***** INPUT MATERIAL *****

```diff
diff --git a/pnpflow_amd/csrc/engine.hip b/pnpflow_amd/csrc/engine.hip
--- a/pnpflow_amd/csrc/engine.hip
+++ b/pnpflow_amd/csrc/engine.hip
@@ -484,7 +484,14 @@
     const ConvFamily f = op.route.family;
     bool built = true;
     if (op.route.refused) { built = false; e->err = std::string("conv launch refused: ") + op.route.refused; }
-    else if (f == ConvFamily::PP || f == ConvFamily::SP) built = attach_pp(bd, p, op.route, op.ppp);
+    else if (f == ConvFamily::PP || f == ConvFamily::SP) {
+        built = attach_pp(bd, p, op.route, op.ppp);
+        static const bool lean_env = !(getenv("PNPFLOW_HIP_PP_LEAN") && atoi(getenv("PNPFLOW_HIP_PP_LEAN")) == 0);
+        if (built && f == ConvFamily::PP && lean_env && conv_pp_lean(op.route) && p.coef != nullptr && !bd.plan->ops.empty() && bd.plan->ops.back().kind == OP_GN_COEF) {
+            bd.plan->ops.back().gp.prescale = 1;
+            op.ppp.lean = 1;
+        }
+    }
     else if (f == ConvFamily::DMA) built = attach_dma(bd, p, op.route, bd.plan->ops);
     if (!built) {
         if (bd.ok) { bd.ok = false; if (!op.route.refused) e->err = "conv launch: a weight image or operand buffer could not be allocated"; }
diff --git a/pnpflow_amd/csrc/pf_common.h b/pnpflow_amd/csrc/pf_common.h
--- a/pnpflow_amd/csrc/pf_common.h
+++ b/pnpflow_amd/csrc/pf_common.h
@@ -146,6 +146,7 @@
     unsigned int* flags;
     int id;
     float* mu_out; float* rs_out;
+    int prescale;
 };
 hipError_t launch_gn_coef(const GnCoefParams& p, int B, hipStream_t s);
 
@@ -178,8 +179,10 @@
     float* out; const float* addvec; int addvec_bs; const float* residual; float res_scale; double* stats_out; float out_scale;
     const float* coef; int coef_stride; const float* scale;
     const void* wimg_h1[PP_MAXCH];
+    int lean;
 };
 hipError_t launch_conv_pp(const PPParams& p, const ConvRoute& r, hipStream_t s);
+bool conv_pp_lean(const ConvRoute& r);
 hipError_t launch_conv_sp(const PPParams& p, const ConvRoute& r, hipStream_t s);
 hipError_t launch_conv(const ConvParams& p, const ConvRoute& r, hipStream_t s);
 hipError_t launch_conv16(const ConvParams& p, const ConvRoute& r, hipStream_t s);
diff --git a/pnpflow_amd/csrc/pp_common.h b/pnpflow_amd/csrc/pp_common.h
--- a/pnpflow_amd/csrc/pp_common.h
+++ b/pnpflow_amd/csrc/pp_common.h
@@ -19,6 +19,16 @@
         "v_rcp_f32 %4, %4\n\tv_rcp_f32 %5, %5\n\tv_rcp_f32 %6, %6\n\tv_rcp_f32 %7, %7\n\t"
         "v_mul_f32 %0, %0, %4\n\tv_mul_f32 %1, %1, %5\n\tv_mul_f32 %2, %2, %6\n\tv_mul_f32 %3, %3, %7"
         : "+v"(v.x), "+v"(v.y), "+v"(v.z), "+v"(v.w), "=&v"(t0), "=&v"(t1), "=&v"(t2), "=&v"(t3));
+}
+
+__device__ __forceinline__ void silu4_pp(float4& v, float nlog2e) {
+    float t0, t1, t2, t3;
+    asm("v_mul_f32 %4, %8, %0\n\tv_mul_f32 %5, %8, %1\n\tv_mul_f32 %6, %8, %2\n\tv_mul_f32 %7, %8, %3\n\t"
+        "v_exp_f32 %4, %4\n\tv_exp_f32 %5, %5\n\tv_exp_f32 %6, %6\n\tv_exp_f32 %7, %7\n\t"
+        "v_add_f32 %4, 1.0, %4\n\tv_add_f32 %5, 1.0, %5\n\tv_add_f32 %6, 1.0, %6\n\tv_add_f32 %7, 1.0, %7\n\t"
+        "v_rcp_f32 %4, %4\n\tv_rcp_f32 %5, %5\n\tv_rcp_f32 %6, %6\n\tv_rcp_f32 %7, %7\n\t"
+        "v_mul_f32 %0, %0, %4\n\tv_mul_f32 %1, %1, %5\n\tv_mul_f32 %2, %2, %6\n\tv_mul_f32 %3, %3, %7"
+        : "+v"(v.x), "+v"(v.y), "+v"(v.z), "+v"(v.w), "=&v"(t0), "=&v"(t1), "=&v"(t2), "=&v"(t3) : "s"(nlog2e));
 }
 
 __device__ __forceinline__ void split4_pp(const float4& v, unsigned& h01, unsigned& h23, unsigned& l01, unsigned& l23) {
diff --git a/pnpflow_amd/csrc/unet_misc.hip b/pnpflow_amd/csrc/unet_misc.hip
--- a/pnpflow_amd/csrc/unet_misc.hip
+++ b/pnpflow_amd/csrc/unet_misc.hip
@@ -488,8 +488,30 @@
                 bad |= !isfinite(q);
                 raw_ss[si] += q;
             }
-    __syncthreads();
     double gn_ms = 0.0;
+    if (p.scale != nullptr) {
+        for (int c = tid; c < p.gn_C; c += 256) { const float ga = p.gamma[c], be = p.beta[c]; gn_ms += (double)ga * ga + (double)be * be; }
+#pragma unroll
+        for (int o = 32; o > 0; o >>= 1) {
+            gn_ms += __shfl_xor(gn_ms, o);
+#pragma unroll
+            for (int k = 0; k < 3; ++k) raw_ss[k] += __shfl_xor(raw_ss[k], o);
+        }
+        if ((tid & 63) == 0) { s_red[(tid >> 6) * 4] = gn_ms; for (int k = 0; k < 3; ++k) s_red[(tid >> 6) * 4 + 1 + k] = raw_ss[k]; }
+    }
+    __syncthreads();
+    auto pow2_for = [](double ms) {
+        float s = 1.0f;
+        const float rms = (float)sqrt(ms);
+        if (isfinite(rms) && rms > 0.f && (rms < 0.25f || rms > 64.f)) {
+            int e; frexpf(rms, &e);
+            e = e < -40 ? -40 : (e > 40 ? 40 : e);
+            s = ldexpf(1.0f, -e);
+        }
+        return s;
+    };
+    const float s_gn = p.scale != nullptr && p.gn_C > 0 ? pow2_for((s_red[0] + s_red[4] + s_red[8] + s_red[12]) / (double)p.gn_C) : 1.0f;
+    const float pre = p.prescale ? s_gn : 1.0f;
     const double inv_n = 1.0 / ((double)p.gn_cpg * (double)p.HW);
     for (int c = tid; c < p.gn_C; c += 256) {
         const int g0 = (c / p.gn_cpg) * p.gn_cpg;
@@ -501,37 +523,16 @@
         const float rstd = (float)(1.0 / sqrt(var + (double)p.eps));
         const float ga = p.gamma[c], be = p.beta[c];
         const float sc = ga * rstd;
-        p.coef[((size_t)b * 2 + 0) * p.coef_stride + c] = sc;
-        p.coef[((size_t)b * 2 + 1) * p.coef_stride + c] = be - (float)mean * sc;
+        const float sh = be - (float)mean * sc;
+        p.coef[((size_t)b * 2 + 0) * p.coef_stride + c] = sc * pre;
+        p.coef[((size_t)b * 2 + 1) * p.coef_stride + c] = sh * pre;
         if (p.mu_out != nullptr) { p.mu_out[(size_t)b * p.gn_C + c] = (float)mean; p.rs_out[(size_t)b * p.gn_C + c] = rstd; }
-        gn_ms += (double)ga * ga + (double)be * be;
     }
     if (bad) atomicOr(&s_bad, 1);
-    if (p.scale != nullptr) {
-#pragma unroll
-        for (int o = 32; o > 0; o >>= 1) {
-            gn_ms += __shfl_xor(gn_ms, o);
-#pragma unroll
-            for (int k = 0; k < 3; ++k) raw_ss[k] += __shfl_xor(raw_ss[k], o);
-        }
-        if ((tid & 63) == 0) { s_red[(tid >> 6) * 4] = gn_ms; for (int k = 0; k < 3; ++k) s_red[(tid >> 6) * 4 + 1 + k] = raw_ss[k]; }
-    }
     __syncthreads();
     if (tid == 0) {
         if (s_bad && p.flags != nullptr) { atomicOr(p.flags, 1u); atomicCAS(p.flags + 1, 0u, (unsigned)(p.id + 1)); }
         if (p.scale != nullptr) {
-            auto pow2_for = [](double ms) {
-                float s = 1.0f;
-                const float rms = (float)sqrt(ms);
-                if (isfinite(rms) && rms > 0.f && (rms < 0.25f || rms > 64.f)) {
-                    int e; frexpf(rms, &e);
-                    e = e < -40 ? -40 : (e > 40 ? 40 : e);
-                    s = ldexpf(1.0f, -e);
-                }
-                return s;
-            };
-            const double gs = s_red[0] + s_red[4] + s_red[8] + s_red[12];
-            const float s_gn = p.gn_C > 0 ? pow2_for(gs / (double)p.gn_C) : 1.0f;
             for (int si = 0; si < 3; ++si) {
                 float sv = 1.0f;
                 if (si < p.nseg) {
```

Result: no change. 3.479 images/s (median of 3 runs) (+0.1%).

*****

EXERCISE BRIEF —
Read through the entries and copy every line that includes "plan".

ANSWER TO THIS PROBLEM —
+        if (built && f == ConvFamily::PP && lean_env && conv_pp_lean(op.route) && p.coef != nullptr && !bd.plan->ops.empty() && bd.plan->ops.back().kind == OP_GN_COEF) {
+            bd.plan->ops.back().gp.prescale = 1;
     else if (f == ConvFamily::DMA) built = attach_dma(bd, p, op.route, bd.plan->ops);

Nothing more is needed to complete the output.